Your goal:
When a line below contains the string "gamma", show that line.

+ + + + + + +

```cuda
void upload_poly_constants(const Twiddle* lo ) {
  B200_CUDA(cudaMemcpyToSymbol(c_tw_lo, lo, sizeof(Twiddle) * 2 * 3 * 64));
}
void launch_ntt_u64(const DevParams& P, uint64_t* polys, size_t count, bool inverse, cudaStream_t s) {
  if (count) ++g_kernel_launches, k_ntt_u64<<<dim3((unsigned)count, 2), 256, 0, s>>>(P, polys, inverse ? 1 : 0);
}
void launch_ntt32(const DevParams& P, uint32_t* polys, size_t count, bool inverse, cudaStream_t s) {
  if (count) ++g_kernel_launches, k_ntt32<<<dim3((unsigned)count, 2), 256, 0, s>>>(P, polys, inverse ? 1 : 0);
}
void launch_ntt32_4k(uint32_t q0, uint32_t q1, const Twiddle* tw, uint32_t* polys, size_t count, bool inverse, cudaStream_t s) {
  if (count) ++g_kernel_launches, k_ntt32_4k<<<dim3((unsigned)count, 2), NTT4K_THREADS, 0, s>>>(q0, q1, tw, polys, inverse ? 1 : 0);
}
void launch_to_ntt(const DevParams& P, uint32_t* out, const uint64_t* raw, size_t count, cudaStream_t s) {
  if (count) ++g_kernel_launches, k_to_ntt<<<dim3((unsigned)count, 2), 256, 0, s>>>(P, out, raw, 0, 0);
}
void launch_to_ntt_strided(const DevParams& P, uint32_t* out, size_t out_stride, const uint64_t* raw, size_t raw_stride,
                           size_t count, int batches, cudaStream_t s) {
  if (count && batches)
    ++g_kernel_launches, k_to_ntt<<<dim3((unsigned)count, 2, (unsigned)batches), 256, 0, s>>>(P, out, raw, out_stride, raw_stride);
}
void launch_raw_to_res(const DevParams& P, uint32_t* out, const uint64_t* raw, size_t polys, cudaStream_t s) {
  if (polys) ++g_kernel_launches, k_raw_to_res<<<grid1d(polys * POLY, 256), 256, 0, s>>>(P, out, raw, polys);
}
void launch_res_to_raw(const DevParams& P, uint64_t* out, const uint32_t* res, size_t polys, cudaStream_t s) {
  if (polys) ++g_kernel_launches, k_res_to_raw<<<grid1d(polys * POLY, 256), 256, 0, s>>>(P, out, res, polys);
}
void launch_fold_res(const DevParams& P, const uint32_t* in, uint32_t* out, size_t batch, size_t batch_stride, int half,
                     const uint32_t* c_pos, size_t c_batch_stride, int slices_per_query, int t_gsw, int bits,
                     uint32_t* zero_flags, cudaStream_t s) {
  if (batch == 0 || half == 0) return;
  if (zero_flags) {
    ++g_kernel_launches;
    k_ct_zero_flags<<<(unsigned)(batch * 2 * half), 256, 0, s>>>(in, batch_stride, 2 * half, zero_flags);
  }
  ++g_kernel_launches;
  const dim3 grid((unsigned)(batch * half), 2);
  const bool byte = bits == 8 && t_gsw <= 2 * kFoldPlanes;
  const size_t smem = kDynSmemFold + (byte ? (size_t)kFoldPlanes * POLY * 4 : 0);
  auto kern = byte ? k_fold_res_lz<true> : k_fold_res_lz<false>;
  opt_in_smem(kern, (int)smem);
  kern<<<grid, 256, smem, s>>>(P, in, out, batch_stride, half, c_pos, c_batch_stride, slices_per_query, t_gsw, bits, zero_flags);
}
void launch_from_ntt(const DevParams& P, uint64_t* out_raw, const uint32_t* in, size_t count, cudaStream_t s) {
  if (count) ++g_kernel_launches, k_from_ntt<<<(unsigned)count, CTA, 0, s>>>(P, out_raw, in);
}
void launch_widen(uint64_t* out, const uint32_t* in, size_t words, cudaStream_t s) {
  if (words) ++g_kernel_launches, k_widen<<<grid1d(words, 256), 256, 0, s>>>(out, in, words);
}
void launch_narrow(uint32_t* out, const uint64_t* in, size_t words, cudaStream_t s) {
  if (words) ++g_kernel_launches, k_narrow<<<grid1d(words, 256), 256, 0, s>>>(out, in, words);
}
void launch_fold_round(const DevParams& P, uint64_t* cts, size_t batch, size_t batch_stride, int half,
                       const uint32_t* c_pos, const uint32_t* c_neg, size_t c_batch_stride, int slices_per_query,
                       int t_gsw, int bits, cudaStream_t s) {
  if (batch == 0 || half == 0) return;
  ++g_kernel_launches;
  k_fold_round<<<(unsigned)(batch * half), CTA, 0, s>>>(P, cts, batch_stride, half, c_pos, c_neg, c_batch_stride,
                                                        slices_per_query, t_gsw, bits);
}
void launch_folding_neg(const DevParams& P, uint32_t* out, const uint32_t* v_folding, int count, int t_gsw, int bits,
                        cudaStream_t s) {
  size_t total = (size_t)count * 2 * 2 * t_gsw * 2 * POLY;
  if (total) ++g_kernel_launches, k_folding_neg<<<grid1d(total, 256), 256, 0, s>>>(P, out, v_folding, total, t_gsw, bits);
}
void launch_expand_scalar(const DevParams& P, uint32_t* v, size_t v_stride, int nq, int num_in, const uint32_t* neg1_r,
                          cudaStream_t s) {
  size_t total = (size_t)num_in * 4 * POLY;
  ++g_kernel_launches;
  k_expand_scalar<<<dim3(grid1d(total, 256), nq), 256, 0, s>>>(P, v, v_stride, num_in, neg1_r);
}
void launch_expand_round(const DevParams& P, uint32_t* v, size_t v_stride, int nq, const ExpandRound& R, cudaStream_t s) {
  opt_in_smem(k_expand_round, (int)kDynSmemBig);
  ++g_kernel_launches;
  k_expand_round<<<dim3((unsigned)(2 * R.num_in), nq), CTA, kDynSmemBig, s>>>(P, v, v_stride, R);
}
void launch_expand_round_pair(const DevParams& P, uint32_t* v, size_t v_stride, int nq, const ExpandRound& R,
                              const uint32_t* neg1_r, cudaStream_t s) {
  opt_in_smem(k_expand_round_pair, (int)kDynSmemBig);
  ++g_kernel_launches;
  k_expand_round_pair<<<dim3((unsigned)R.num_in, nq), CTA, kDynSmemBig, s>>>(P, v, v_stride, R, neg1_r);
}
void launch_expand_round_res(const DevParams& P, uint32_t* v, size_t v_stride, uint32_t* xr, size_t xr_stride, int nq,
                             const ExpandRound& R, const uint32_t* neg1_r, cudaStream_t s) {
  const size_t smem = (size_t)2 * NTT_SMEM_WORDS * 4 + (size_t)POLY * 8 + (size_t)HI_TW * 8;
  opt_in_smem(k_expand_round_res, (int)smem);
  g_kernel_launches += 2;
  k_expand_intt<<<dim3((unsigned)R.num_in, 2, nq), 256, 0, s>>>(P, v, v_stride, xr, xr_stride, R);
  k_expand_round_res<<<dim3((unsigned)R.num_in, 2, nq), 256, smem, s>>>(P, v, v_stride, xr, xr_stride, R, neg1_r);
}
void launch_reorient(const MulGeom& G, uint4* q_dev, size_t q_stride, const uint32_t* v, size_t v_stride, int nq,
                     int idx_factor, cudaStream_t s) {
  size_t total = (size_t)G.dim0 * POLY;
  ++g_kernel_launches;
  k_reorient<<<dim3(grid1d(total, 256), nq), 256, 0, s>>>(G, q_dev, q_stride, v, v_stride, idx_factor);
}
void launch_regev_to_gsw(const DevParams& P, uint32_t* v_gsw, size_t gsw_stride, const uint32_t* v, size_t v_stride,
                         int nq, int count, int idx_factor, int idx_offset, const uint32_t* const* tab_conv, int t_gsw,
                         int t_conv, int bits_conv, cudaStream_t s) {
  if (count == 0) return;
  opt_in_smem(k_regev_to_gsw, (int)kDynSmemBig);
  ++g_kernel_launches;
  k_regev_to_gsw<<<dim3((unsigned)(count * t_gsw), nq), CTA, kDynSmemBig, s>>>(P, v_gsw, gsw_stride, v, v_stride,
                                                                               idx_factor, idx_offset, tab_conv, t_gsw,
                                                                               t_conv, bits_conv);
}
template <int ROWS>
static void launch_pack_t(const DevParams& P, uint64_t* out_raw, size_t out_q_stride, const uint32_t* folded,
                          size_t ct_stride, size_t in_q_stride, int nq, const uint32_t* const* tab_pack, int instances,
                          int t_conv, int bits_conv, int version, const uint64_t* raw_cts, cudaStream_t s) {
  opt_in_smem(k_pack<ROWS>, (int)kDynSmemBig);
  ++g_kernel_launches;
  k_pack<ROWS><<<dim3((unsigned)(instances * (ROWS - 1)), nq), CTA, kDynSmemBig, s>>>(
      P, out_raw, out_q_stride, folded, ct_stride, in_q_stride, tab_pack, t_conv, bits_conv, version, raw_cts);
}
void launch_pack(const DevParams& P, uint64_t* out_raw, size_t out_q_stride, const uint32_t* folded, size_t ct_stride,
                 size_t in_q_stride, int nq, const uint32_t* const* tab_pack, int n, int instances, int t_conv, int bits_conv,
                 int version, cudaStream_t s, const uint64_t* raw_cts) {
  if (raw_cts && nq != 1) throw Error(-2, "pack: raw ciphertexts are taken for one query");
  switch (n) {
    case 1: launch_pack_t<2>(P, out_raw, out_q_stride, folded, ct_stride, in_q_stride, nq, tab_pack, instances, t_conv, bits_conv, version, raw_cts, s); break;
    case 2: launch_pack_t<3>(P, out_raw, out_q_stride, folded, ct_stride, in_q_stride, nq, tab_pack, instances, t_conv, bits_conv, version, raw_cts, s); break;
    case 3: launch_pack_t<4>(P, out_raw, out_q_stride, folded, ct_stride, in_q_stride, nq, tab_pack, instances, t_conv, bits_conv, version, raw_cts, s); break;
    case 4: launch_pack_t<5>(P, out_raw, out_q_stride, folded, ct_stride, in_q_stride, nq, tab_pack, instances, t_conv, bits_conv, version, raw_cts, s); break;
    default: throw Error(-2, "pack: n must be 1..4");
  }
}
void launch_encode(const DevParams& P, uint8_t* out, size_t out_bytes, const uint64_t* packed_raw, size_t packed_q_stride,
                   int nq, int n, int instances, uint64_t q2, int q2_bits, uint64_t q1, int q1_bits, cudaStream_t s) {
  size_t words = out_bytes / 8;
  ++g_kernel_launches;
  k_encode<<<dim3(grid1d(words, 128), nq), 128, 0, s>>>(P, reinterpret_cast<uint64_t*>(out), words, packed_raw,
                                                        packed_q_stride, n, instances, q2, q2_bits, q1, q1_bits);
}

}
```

+ + + + + + +

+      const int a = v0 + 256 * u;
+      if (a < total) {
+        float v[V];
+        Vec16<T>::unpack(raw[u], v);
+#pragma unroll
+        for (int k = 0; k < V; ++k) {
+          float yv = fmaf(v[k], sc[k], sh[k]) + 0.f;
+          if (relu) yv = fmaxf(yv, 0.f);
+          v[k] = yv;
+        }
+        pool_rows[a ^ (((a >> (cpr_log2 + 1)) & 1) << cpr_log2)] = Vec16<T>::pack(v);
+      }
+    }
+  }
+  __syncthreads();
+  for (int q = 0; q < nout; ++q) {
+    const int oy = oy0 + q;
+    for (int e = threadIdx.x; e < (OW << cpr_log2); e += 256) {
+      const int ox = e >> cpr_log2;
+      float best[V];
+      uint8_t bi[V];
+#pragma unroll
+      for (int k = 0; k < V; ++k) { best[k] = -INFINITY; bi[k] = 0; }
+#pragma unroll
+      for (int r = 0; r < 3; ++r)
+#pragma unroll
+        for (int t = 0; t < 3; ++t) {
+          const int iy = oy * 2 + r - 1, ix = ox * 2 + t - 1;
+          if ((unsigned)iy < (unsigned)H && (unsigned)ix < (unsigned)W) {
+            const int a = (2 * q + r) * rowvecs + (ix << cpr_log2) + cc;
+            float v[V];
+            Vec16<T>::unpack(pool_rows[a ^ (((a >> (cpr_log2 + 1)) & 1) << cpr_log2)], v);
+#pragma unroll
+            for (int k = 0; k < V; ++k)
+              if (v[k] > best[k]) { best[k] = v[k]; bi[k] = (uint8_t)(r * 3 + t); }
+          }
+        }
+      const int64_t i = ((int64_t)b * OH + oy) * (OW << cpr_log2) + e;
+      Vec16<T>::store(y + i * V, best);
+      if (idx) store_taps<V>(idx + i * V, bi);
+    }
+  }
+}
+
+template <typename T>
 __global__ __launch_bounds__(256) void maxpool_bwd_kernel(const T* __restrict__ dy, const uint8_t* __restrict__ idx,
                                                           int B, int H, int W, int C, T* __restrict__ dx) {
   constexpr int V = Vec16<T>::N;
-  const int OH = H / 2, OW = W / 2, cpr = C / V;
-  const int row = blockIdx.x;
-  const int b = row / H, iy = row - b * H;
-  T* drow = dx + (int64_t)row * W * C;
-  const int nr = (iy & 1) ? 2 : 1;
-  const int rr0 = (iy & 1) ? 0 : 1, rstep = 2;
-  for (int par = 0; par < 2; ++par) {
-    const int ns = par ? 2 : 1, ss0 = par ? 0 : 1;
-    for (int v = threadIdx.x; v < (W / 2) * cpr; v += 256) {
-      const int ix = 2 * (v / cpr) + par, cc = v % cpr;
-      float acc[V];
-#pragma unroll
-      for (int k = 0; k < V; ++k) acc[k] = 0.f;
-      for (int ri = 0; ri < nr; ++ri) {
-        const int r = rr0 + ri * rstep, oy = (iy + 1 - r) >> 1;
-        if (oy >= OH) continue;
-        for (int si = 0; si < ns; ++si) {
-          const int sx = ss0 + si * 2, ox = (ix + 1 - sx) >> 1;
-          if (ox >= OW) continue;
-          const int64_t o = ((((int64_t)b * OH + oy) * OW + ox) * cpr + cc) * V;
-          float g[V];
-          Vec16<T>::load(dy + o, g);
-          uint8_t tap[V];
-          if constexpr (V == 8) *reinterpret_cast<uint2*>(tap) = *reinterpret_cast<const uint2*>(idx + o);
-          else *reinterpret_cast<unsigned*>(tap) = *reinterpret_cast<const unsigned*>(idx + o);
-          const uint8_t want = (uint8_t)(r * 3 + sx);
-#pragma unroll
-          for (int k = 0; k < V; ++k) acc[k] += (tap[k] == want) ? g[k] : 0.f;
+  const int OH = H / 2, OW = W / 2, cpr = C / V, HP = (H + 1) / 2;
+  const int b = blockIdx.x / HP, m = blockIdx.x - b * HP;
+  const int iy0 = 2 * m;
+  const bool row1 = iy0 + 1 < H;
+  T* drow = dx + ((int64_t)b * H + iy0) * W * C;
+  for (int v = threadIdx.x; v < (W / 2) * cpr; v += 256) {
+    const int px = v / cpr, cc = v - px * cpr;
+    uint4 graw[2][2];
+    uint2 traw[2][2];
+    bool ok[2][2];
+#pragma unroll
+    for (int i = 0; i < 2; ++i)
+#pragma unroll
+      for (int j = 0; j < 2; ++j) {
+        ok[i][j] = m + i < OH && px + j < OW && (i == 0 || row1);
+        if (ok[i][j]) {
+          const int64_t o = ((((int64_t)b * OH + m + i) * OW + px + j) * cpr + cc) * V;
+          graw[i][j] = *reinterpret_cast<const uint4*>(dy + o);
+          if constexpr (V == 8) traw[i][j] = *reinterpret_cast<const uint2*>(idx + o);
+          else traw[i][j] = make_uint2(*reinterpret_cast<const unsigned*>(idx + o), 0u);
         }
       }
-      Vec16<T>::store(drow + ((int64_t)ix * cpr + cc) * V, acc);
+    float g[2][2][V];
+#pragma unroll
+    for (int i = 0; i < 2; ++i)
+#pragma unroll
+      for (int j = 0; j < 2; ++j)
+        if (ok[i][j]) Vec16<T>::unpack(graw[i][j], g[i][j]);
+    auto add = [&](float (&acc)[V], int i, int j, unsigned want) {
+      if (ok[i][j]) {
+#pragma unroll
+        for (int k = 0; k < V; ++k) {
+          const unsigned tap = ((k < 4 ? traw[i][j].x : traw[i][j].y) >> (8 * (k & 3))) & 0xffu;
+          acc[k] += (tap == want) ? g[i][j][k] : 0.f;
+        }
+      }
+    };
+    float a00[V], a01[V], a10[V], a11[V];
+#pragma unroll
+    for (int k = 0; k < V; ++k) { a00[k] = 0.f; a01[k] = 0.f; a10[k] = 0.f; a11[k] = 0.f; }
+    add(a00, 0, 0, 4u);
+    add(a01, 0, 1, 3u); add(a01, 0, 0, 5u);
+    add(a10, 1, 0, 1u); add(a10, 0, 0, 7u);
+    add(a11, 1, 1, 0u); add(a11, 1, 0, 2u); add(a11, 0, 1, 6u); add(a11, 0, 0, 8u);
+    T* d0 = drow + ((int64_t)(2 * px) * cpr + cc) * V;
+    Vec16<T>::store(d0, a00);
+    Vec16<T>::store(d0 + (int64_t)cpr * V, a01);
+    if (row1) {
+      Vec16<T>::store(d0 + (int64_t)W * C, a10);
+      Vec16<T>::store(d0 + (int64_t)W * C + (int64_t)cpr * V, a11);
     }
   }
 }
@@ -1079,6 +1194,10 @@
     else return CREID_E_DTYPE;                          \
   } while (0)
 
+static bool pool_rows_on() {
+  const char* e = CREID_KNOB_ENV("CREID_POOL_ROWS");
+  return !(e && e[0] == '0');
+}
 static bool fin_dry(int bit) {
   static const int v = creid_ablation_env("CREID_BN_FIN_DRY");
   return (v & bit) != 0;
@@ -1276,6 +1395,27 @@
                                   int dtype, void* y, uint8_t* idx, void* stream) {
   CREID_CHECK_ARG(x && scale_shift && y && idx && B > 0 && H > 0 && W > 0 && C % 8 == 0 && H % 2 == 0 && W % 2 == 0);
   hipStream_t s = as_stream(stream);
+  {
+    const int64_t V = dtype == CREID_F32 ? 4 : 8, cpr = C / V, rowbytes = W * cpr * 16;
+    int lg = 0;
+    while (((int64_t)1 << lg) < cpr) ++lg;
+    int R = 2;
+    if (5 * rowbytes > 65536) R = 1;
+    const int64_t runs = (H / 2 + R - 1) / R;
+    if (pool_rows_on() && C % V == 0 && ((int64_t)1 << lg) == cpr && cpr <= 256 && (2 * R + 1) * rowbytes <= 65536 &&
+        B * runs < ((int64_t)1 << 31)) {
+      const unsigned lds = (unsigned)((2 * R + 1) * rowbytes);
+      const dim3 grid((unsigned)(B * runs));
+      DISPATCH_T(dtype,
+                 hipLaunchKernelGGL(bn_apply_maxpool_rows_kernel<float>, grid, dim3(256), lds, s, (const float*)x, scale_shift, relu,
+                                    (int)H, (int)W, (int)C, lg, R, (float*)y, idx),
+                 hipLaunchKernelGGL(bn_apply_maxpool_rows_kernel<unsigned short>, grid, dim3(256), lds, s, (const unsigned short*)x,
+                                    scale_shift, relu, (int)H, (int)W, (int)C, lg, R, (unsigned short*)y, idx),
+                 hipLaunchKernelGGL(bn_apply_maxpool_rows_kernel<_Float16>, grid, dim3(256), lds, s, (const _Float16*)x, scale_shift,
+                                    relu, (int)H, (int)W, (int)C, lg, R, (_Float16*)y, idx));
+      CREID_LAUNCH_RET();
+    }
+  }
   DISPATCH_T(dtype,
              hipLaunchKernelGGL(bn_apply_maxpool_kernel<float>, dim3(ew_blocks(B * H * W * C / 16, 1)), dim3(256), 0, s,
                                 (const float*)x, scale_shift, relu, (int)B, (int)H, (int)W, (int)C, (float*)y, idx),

+ + + + + + +

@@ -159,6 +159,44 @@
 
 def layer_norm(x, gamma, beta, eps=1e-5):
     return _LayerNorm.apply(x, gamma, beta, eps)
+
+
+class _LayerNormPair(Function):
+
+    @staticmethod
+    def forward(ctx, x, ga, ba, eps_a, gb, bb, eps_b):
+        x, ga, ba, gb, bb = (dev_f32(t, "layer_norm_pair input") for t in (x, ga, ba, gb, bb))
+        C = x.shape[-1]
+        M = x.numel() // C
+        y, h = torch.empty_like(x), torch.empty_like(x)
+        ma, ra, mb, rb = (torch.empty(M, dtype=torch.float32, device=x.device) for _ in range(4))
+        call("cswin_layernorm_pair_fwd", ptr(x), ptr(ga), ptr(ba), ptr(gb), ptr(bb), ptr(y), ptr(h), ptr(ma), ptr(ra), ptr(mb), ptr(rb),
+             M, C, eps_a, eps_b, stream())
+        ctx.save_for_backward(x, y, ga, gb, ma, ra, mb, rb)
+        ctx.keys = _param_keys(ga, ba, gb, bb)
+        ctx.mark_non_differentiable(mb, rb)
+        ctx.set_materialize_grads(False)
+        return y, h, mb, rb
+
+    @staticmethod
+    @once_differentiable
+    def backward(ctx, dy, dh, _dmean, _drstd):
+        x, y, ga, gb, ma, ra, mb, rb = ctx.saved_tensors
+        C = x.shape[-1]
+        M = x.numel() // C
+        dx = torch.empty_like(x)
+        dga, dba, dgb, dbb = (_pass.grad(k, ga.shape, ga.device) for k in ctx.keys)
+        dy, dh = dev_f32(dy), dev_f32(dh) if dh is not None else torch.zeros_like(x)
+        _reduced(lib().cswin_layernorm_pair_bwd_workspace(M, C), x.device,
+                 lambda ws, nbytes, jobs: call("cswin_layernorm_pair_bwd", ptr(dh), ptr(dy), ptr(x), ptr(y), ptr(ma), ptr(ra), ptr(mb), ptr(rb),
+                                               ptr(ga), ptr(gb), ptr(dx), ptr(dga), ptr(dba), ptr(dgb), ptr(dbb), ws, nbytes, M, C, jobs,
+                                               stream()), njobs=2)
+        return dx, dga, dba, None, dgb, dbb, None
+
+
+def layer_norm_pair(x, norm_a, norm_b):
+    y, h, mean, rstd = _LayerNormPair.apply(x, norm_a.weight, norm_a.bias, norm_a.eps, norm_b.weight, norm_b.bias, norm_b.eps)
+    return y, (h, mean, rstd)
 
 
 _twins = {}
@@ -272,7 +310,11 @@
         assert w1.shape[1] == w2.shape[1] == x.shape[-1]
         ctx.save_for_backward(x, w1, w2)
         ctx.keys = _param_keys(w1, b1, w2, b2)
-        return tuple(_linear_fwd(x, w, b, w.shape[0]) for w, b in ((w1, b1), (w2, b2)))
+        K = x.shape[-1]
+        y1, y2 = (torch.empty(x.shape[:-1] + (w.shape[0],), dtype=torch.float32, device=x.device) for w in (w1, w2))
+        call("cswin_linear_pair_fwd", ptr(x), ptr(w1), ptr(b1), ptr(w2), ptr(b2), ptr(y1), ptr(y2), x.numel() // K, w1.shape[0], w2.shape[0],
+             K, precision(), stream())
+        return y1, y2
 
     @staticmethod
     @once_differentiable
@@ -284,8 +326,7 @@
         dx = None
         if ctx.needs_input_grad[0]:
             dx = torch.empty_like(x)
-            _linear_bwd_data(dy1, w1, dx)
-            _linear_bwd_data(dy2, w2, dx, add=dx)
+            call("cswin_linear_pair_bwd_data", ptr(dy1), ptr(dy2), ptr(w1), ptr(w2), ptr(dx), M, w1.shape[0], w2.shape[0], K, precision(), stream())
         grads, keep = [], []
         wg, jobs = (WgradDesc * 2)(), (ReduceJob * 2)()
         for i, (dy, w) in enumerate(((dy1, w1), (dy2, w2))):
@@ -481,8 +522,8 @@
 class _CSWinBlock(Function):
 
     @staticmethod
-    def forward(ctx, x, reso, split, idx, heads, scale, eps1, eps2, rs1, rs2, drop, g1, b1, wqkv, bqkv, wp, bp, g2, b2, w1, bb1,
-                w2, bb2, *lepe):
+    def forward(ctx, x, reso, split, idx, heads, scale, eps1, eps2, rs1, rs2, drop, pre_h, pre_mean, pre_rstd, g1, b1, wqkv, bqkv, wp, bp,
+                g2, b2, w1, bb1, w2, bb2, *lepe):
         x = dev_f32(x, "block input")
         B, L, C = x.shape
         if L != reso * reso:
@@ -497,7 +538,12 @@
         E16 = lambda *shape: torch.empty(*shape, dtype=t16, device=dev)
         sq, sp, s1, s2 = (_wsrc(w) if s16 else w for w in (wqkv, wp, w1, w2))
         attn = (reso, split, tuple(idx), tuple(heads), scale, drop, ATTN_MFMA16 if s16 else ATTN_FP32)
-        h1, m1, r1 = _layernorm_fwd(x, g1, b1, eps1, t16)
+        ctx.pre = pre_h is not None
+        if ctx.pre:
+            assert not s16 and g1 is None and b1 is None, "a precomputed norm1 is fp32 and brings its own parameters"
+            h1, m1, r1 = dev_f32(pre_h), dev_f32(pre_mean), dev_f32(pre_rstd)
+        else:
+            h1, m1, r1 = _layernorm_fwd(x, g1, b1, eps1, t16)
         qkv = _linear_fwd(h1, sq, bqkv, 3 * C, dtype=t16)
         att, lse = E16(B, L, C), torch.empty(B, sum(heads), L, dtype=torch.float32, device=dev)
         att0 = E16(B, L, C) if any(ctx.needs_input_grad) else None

+ + + + + + +

Solved exercise:
 def layer_norm(x, gamma, beta, eps=1e-5):
     return _LayerNorm.apply(x, gamma, beta, eps)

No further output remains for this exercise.